Le dialogue avait été instauré avec le ministre des Affaires étrangères Mohammad Javad Zarif et le secrétaire d’Etat américain John Kerry à un niveau sans précédent. C’était vraiment remarquable car cela permettait d’effacer les tensions grace à la compréhension, au dialogue et à la négociation. Maintenant que le dialogue est rompu, on retourne à une configuration qui ressemble à celle de 2003, un scénario très dangereux qui nécessite absolument une communication entre les deux parties. Il est vrai que, politiquement, ces déclarations amènent à des difficultés, car lorsque le général Flynn met l’Iran en garde, cela appelle une réponse de l’Iran et l’option qu’il y ait un dialogue entre le gouvernement de Hassan Rohani et l’administration de Donald Trump deviendra de plus en plus impopulaire auprès des populations respectives.
L'accord sur le nucléaire n’est pas entre les Etats-Unis et l’Iran, c’est entre l’Iran et les cinq membres permanents du Conseil de sécurité de l’ONU plus l’Allemagne
RT France : Pensez-vous que l’accord sur le nucléaire va tomber à l’eau ?

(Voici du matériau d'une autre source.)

__device__ __forceinline__ v4d wv_lds_load(const lds_double* tile, int lane) {
  const lds_v2d* p = reinterpret_cast<const lds_v2d*>(tile);
  const v2d_w a = p[lane], b = p[64 + lane];
  return (v4d){a.x, a.y, b.x, b.y};
}
__device__ __forceinline__ void wv_lds_store(lds_double* tile, int lane, const v4d& v) {
  lds_v2d* p = reinterpret_cast<lds_v2d*>(tile);
  p[lane] = (v2d_w){v[0], v[1]};
  p[64 + lane] = (v2d_w){v[2], v[3]};
}
struct WvB2 { double n0, n1; };
struct WvBO { double v[4][2]; };
__device__ __forceinline__ WvB2 wv_bq_load(const lds_double* tile, int lane) {
  const v2d_w a = reinterpret_cast<const lds_v2d*>(tile)[lane];
  return WvB2{a.x, a.y};
}
__device__ __forceinline__ void wv_bq_store(lds_double* tile, int lane, const WvB2& v) {
  reinterpret_cast<lds_v2d*>(tile)[lane] = (v2d_w){v.n0, v.n1};
}
__device__ __forceinline__ int wv_bo_lane(int lane) { return (lane & 0x30) | (lane & 3); }
__device__ __forceinline__ void wv_bo_load(const lds_double* tile, int lane, WvBO& o) {
  const lds_v2d* p = reinterpret_cast<const lds_v2d*>(tile) + wv_bo_lane(lane);
#pragma unroll
  for (int q = 0; q < 4; q++) { const v2d_w a = p[4 * q]; o.v[q][0] = a.x; o.v[q][1] = a.y; }
}
__device__ __forceinline__ void wv_upd_b4(WvB2& C, const v4d& A, const WvBO& B, int q0 = 0) {
#define WV_MF(q) asm volatile("v_mfma_f64_4x4x4_4b_f64 %0, %2, %3, %0 neg:[1,0,0]\n\tv_mfma_f64_4x4x4_4b_f64 %1, %2, %4, %1 neg:[1,0,0]" \
                              : "+v"(C.n0), "+v"(C.n1) : "v"(A[q]), "v"(B.v[q][0]), "v"(B.v[q][1]) : "memory")
  asm volatile("s_nop 1" : "+v"(C.n0), "+v"(C.n1));
  if (q0 <= 0) WV_MF(0);
  if (q0 <= 1) WV_MF(1);
  if (q0 <= 2) WV_MF(2);
  WV_MF(3);
#undef WV_MF
}
__device__ __forceinline__ void wv_trsm_b4(WvB2& Y, const v4d& Wt, const WvBO& B) {
  asm volatile("s_nop 1\n\t"
               "v_mfma_f64_4x4x4_4b_f64 %0, %2, %6, 0\n\t"
               "v_mfma_f64_4x4x4_4b_f64 %1, %2, %7, 0\n\t"
               "v_mfma_f64_4x4x4_4b_f64 %0, %3, %8, %0\n\t"
               "v_mfma_f64_4x4x4_4b_f64 %1, %3, %9, %1\n\t"
               "v_mfma_f64_4x4x4_4b_f64 %0, %4, %10, %0\n\t"
               "v_mfma_f64_4x4x4_4b_f64 %1, %4, %11, %1\n\t"
               "v_mfma_f64_4x4x4_4b_f64 %0, %5, %12, %0\n\t"
               "v_mfma_f64_4x4x4_4b_f64 %1, %5, %13, %1"
               : "=&v"(Y.n0), "=&v"(Y.n1)
               : "v"(Wt[0]), "v"(Wt[1]), "v"(Wt[2]), "v"(Wt[3]), "v"(B.v[0][0]), "v"(B.v[0][1]), "v"(B.v[1][0]), "v"(B.v[1][1]), "v"(B.v[2][0]), "v"(B.v[2][1]),
                 "v"(B.v[3][0]), "v"(B.v[3][1])
               : "memory");
}
__device__ __forceinline__ int wv_bstd_index(int lane) { return 2 * wv_bo_lane(lane) + ((lane >> 2) & 1); }

template <int CTRL>
__device__ __forceinline__ double wv_dpp_mov(double v) {
  const int lo = __builtin_amdgcn_mov_dpp(__double2loint(v), CTRL, 0xF, 0xF, false);
  const int hi = __builtin_amdgcn_mov_dpp(__double2hiint(v), CTRL, 0xF, 0xF, false);
  return __hiloint2double(hi, lo);
}

__device__ __forceinline__ bool wv_chol_inv(v4d& a, v4d& w) {
  const int lane = threadIdx.x & 63;
  const int g = lane >> 4, c = lane & 15;
  w = (v4d){(g == c) ? 1.0 : 0.0, (g + 4 == c) ? 1.0 : 0.0, (g + 8 == c) ? 1.0 : 0.0, (g + 12 == c) ? 1.0 : 0.0};
  double plast = 1.0;
#pragma unroll
  for (int J = 0; J < 4; J++) {
    const double aJ = a[J];
    const double sel = chol4_inverse_operand(aJ, J, g, c & 3, plast);
    const double wJ = w[J];
    double zw, lp;
    if (J < 3) {
      asm volatile("s_nop 1\n\t"
                   "v_mfma_f64_4x4x4_4b_f64 %0, %2, %3, 0\n\t"
                   "v_mfma_f64_4x4x4_4b_f64 %1, %2, %4, 0\n\t"
                   "s_nop 7"
                   : "=&v"(zw), "=&v"(lp)
                   : "v"(sel), "v"(wJ), "v"(aJ));
      const double nlp = -lp;
      const double below = (c >= 4 * J + 4) ? nlp : 0.0;
      asm volatile("s_nop 1\n\t"
                   "v_mfma_f64_16x16x4_f64 %0, %2, %3, %0\n\t"
                   "v_mfma_f64_16x16x4_f64 %1, %4, %5, %1\n\t" WV_NOP_MFMA_RESULT
                   : "+v"(a), "+v"(w)
                   : "v"(nlp), "v"(lp), "v"(below), "v"(zw));
      w[J] = zw;
    } else {
      asm volatile("s_nop 1\n\tv_mfma_f64_4x4x4_4b_f64 %0, %1, %2, 0\n\ts_nop 7" : "=&v"(zw) : "v"(sel), "v"(wJ));
      w[J] = zw;
    }
  }
  return plast > 0.0;
}

struct WvProb {
  int Dn, Dnp, nT, q8;
  double lambda, lam_corner;
  unsigned bofs;
  const SFT_G double* Hc;
  const SFT_G uint32_t* hgl;
  const SFT_G double* Hbord;
  SFT_G double *Lg, *Linv;
};

typedef unsigned v4u_w __attribute__((ext_vector_type(4)));
__device__ __forceinline__ void wv_list(const WvProb& W, int I, int d, int lane, unsigned (&o)[4]) {
  const SFT_G v4u_w* row = reinterpret_cast<const SFT_G v4u_w*>(W.hgl + ((size_t)(I < W.nT ? I : W.nT) * (BT + 1) + d) * 256);
  const v4u_w v = row[lane];
  o[0] = v.x; o[1] = v.y; o[2] = v.z; o[3] = v.w;
}
__device__ __forceinline__ v4d wv_gather_vgpr(const WvProb& W, const unsigned (&o)[4]) {
  const auto b8 = reinterpret_cast<const SFT_G char*>(W.Hc);
  v4d v;
#pragma unroll
  for (int q = 0; q < 4; q++) v[q] = *reinterpret_cast<const SFT_G double*>(b8 + o[q]);
  return v;
}
__device__ __forceinline__ WvB2 wv_border_fresh(const WvProb& W, int J, int lane) {
  const SFT_G double* p = W.Hbord + TS * (J < W.nT ? J : W.nT);
  (void)lane;
  return WvB2{p[W.bofs], p[W.bofs + 4 * (unsigned)W.Dnp]};
}

struct WvRowList { unsigned o[8][4]; };
__device__ __forceinline__ void wv_row_list(const WvProb& W, int I, int lane, WvRowList& L) {
#pragma unroll
  for (int d = 0; d < 8; d++) wv_list(W, I, d, lane, L.o[d]);
}
template <int PH, int D>
__device__ __forceinline__ void wv_row_fetch_d(const WvProb& W, const WvRowList& L, int dmax, v4d& fresh4) {
  if constexpr (D < 8) {
    if (D <= dmax) {
      if constexpr (D == 4) fresh4 = wv_gather_vgpr(W, L.o[D]);
      else wv_gather_agpr<wv_phys(PH, D)>(W.Hc, L.o[D][0], L.o[D][1], L.o[D][2], L.o[D][3]);
    }
    wv_row_fetch_d<PH, D + 1>(W, L, dmax, fresh4);
  }
}

struct WvPrev {
  const SFT_G double* Lg;
  const SFT_G double* Linv;
  SFT_G double* x;
  int nT, active;
  double xb;
};
__device__ __forceinline__ void wv_bs_request(const WvPrev& Q, int J, lds_double* land, int lane) {
  const unsigned voff = 16u * (unsigned)lane;
  const SFT_G char* col = reinterpret_cast<const SFT_G char*>(Q.Lg + ((size_t)J * (BT + 1)) * 256);
  const SFT_G char* w = reinterpret_cast<const SFT_G char*>(Q.Linv + (size_t)J * 256);
  const unsigned l0 = (unsigned)__builtin_amdgcn_readfirstlane((int)(size_t)land);
  asm volatile("s_mov_b32 m0, %2\n\ts_nop 0\n\t"
               "global_load_lds_dwordx4 %0, %1\n\t"
               "global_load_lds_dwordx4 %0, %1 offset:2048\n\t"
               "global_load_lds_dwordx4 %0, %1 offset:3072"
               :: "v"(voff), "s"(col), "s"(l0) : "memory", "m0");
#pragma unroll
  for (int grp = 1; grp < 5; grp++) {
    const SFT_G char* cg = col + 4096 * grp;
    const unsigned lg = l0 + 4096u * grp;
    if (grp < 4)
      asm volatile("s_mov_b32 m0, %2\n\ts_nop 0\n\t"
                   "global_load_lds_dwordx4 %0, %1\n\t"
                   "global_load_lds_dwordx4 %0, %1 offset:1024\n\t"
                   "global_load_lds_dwordx4 %0, %1 offset:2048\n\t"
                   "global_load_lds_dwordx4 %0, %1 offset:3072"
                   :: "v"(voff), "s"(cg), "s"(lg) : "memory", "m0");
    else
      asm volatile("s_mov_b32 m0, %2\n\ts_nop 0\n\t"
                   "global_load_lds_dwordx4 %0, %1\n\t"
                   "global_load_lds_dwordx4 %0, %1 offset:1024"
                   :: "v"(voff), "s"(cg), "s"(lg) : "memory", "m0");
  }
  asm volatile("s_mov_b32 m0, %2\n\ts_nop 0\n\t"
               "global_load_lds_dwordx4 %0, %1\n\t"
               "global_load_lds_dwordx4 %0, %1 offset:1024"
               :: "v"(voff), "s"(w), "s"(l0 + 18u * 1024u) : "memory", "m0");
}
__device__ __forceinline__ void wv_bs_column(const WvPrev& Q, int J, const lds_double* land, lds_double* xring, int lane) {
  const int c = lane & 15;
  const lds_v2d* t2 = reinterpret_cast<const lds_v2d*>(land) + 2 * lane;
  double s[4];
  {
    const lds_double* tb = land + wv_bstd_index(lane);
    s[0] = tb[0] * Q.xb; s[1] = tb[8] * Q.xb; s[2] = tb[16] * Q.xb; s[3] = tb[24] * Q.xb;
  }
#pragma unroll
  for (int d = 1; d <= 8; d++) {
    const double xr = xring[((J + d) & 7) * 16 + c];
    const v2d_w a = t2[128 * d], b = t2[128 * d + 1];
    s[0] = fma(a.x, xr, s[0]); s[1] = fma(a.y, xr, s[1]); s[2] = fma(b.x, xr, s[2]); s[3] = fma(b.y, xr, s[3]);
  }
#pragma unroll
  for (int q = 0; q < 4; q++) {
    s[q] += wv_dpp_mov<0x128>(s[q]);
    s[q] += wv_dpp_mov<0x124>(s[q]);
    s[q] += wv_dpp_mov<0x122>(s[q]);
    s[q] += wv_dpp_mov<0x121>(s[q]);
  }
  const v2d_w wa = t2[128 * 9], wb = t2[128 * 9 + 1];
  double p = wa.x * -s[0];
  p = fma(wa.y, -s[1], p); p = fma(wb.x, -s[2], p); p = fma(wb.y, -s[3], p);
  p = sum_rows(p);
  if (lane < TS) { xring[(J & 7) * 16 + lane] = p; Q.x[TS * J + lane] = p; }
}
__device__ __forceinline__ void wv_bs_step(const WvPrev& Q, int J, lds_double* lds, int lane) {
  wv_bs_column(Q, J, lds + WV_L_LAND, lds + WV_L_XRING, lane);
  asm volatile("s_waitcnt lgkmcnt(0)" ::: "memory");
  if (J >= 1) wv_bs_request(Q, J - 1, lds + WV_L_LAND, lane);
}
__device__ __forceinline__ void wv_bs_begin(const WvPrev& Q, lds_double* lds, int lane) {
  lds_double* xring = lds + WV_L_XRING;
  xring[lane] = 0.0; xring[64 + lane] = 0.0;
  wv_bs_request(Q, Q.nT - 1, lds + WV_L_LAND, lane);
}
__device__ __forceinline__ void wv_backsub_now(const WvPrev& Q, int lane) {
  const int c = lane & 15;
  (void)c;
  double xr[8];
#pragma unroll
  for (int s = 0; s < 8; s++) xr[s] = 0.0;
  struct Col { v4d t[10]; };
  auto fetch = [&](int J) -> Col {
    Col C;
    if (J >= 0) {
      const SFT_G double* col = Q.Lg + ((size_t)J * (BT + 1)) * 256 + 4 * lane;
#pragma unroll
      for (int i = 1; i <= 8; i++) C.t[i] = (J + i < Q.nT) ? *reinterpret_cast<const SFT_G v4d*>(col + 256 * i) : (v4d){0.0, 0.0, 0.0, 0.0};
      {
        const SFT_G double* tb = col - 4 * lane + wv_bstd_index(lane);
        C.t[0] = (v4d){tb[0], tb[8], tb[16], tb[24]};
      }
      C.t[9] = *reinterpret_cast<const SFT_G v4d*>(Q.Linv + (size_t)J * 256 + 4 * lane);
    } else {
#pragma unroll
      for (int i = 0; i < 10; i++) C.t[i] = (v4d){0.0, 0.0, 0.0, 0.0};
    }
    return C;
  };
  auto solve_col = [&](const Col& C, int J, auto phc) {
    constexpr int ph = decltype(phc)::value;
    double s[4];
#pragma unroll
    for (int q = 0; q < 4; q++) s[q] = C.t[0][q] * Q.xb;
#pragma unroll
    for (int dd = 1; dd <= 8; dd++)
#pragma unroll
      for (int q = 0; q < 4; q++) s[q] = fma(C.t[dd][q], xr[(ph + dd) & 7], s[q]);
#pragma unroll
    for (int q = 0; q < 4; q++) {
      s[q] += wv_dpp_mov<0x128>(s[q]);
      s[q] += wv_dpp_mov<0x124>(s[q]);
      s[q] += wv_dpp_mov<0x122>(s[q]);
      s[q] += wv_dpp_mov<0x121>(s[q]);
    }
    double p = C.t[9][0] * -s[0];
#pragma unroll
    for (int q = 1; q < 4; q++) p = fma(C.t[9][q], -s[q], p);
    p = sum_rows(p);
    xr[ph] = p;
    if (lane < TS) Q.x[TS * J + lane] = p;
  };
  int J = Q.nT - 1;
  Col c0 = fetch(J), c1 = fetch(J - 1);
#pragma unroll 1
  for (; J >= 0; J -= 2) {
    const Col n0 = fetch(J - 2), n1 = fetch(J - 3);
    switch (J & 7) {
      case 7: solve_col(c0, J, std::integral_constant<int, 7>{}); solve_col(c1, J - 1, std::integral_constant<int, 6>{}); break;
      case 5: solve_col(c0, J, std::integral_constant<int, 5>{}); solve_col(c1, J - 1, std::integral_constant<int, 4>{}); break;
      case 3: solve_col(c0, J, std::integral_constant<int, 3>{}); solve_col(c1, J - 1, std::integral_constant<int, 2>{}); break;
      default: solve_col(c0, J, std::integral_constant<int, 1>{}); solve_col(c1, J - 1, std::integral_constant<int, 0>{}); break;
    }
    c0 = n0; c1 = n1;
  }
}

struct WvState {
  v4d Y[9];
  WvB2 Yq;
  WvBO Yo;
  double corner;
  v4d araw;
  WvB2 bnext;
  WvRowList rl;
  unsigned al[4];
  unsigned off_lane, off_bord;
  int ok;
};

template <int PH, int I, int IEND>
__device__ __forceinline__ void wv_trsm_cols(WvState& S, const WvTri& Wt, int k, int nT, const v4d& D4, int lane) {
  if constexpr (I <= IEND) {
    (void)k; (void)nT;
    if constexpr (I == 4) {
      wv_trsm4_vgpr(S.Y[4], Wt, D4);
    } else {
      wv_trsm4_agpr<wv_phys((PH + I) & 7, I)>(S.Y[I], Wt);
    }
    wv_trsm_cols<PH, I + 1, IEND>(S, Wt, k, nT, D4, lane);
  }
}

__host__ __device__ constexpr int wv_tile_index(int I, int J) {
  int n = 0;
  for (int i = 1; i <= 7; i++)
    for (int j = 1; j <= i; j++) {
      if (i == I && j == J) return n;
      if (i - j != 4) n++;
    }
  return n;
}
template <int PH, int SLOT>
__device__ __forceinline__ void wv_fetch_slot(const WvProb& W, const WvRowList& L) {
  if constexpr (SLOT < 28) {
    constexpr int t = SLOT / 4, q = SLOT % 4, d = t < 4 ? t : t + 1;
    wv_gather1_agpr<wv_phys(PH, d), q>(W.Hc, L.o[d][q]);
  }
}
template <int PH, bool TAIL, int I, int J>
__device__ __forceinline__ void wv_update_tiles(const WvProb& W, WvState& S, int k, int nT, int q8, SFT_G double* col) {
  if constexpr (I <= 8) {
    constexpr int d = I - J, r = (PH + I) & 7;
    if constexpr (d != 4) {
      if (!TAIL || k + I < nT) wv_upd_agpr<wv_phys(r, d)>(S.Y[J], S.Y[I], (I == 8) ? q8 : 0);
      if constexpr (I <= 7) {
        constexpr int n = wv_tile_index(I, J);
        if constexpr (n < 18) {
          const SFT_G double* slot = col + 256 * (n >> 1);
          if constexpr (n == 0) {
            const v2d_w yb = (v2d_w){S.Yq.n0, S.Yq.n1};
            asm volatile("global_store_dwordx4 %0, %1, %2" :: "v"(S.off_bord), "v"(yb), "s"(slot) : "memory");
          } else if constexpr (n >= 2) {
            const v4d& y = S.Y[n >> 1];
            const v2d_w half = (v2d_w){y[2 * (n & 1)], y[2 * (n & 1) + 1]};
            asm volatile("global_store_dwordx4 %0, %1, %2 offset:%c3" :: "v"(S.off_lane), "v"(half), "s"(slot), "n"(16 * (n & 1)) : "memory");
          }
        }
        wv_fetch_slot<PH, 2 * n>(W, S.rl);
        wv_fetch_slot<PH, 2 * n + 1>(W, S.rl);
      }
    }
    if constexpr (J < I) wv_update_tiles<PH, TAIL, I, J + 1>(W, S, k, nT, q8, col);
  }
}
template <int PH, bool TAIL, int I0, int I1>
__device__ __forceinline__ void wv_update_rows(const WvProb& W, WvState& S, int k, int nT, int q8, SFT_G double* col) {
  if constexpr (I0 <= I1) {
    wv_update_tiles<PH, TAIL, I0, 1>(W, S, k, nT, q8, col);
    wv_update_rows<PH, TAIL, I0 + 1, I1>(W, S, k, nT, q8, col);
  }
}
template <int PH, int T>
__device__ __forceinline__ lds_double* wv_task_tile(lds_double* lds) {
  if constexpr (T < 7) return lds + WV_L_BORD + 128 * ((PH + T + 1) & 7);
  else if constexpr (T < 10) return lds + WV_L_WIN + 256 * (wv_phys((PH + T - 2) & 7, 4) - WV_AGPR_TILES);
  else if constexpr (T == 10) return lds + WV_L_BORD + 128 * (PH & 7);
  else return lds + WV_L_WIN + 256 * (wv_phys(PH & 7, 4) - WV_AGPR_TILES);
}
template <int T> struct WvTaskTile { using type = typename std::conditional<(T < 7 || T == 10), WvB2, v4d>::type; };
template <int T> using wv_task_t = typename WvTaskTile<T>::type;
template <int PH, int T>
__device__ __forceinline__ wv_task_t<T> wv_task_load(lds_double* lds, int lane) {
  if constexpr (T < 7 || T == 10) return wv_bq_load(wv_task_tile<PH, T>(lds), lane);
  else return wv_lds_load(wv_task_tile<PH, T>(lds), lane);
}
template <int PH, int T>
__device__ __forceinline__ void wv_task_store(lds_double* lds, int lane, const wv_task_t<T>& C) {
  if constexpr (T < 7 || T == 10) wv_bq_store(wv_task_tile<PH, T>(lds), lane, C);
  else wv_lds_store(wv_task_tile<PH, T>(lds), lane, C);
}
template <int T>
__device__ __forceinline__ void wv_task_mfma(wv_task_t<T>& C, const WvState& S, int q8) {
  if constexpr (T < 7) wv_upd_b4(C, S.Y[T + 1], S.Yo);
  else if constexpr (T < 10) wv_upd_vgpr(C, S.Y[T - 6], S.Y[T - 2]);
  else if constexpr (T == 10) wv_upd_b4(C, S.Y[8], S.Yo, q8);
  else wv_upd_vgpr(C, S.Y[4], S.Y[8], q8);
}
template <int PH, int T, int TEND>
__device__ __forceinline__ void wv_lds_pipe_next(const WvState& S, int q8, lds_double* lds, int lane, wv_task_t<T>& C, const wv_task_t<T - 1>& Cprev) {
  if constexpr (T < TEND) {
    wv_task_t<T + 1> Cn = wv_task_load<PH, T + 1>(lds, lane);
    wv_task_mfma<T>(C, S, q8);
    wv_task_store<PH, T - 1>(lds, lane, Cprev);
    wv_lds_pipe_next<PH, T + 1, TEND>(S, q8, lds, lane, Cn, C);
  } else {
    wv_task_mfma<T>(C, S, q8);
    wv_task_store<PH, T - 1>(lds, lane, Cprev);
    wv_mfma_fence();
    wv_task_store<PH, T>(lds, lane, C);
  }
}
template <int PH, int T0, int TEND>
__device__ __forceinline__ void wv_lds_pipe(const WvState& S, int q8, lds_double* lds, int lane) {
  wv_task_t<T0> C = wv_task_load<PH, T0>(lds, lane);
  wv_task_t<T0 + 1> Cn = wv_task_load<PH, T0 + 1>(lds, lane);
  wv_task_mfma<T0>(C, S, q8);
  wv_lds_pipe_next<PH, T0 + 1, TEND>(S, q8, lds, lane, Cn, C);
}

M. J. : Cet accord n’est pas entre les Etats-Unis et l’Iran, mais entre l’Iran et les cinq membres permanents du Conseil de sécurité de l’ONU plus l’Allemagne. C’est un accord multilatéral, Jean-Marc Ayrault était en visite à Téhéran, où il a dit qu’il se présentait comme un défenseur de l’accord. Les Allemands et les Britanniques ont aussi appelé l’administration américaine à respecter l’accord sur le nucléaire. Bien évidemment, la Russie et la Chine s’opposeront à toute tentative de saboter l’accord. Par contre il peut y avoir des mesures qui peuvent fragiliser sa stabilité. Après il y a les tests de missiles balistiques de l’Iran. Ce n’est pas en soi une violation de l’accord, car la Résolution 2231 du Conseil de sécurité des Nations unies appelle l’Iran «à ne pas faire de test de missiles balistiques étant capable de porter des ogives nucléaires». Il faut savoir s’ils sont capables de porter une ogive nucléaire, et, enfin, la résolution ne dit pas que l’Iran ne doit pas, elle précise : «Nous appelons l’Iran à ne pas le faire.» Cela ne veut pas dire que ce n’est pas illégal en soi, mais cela reste une provocation.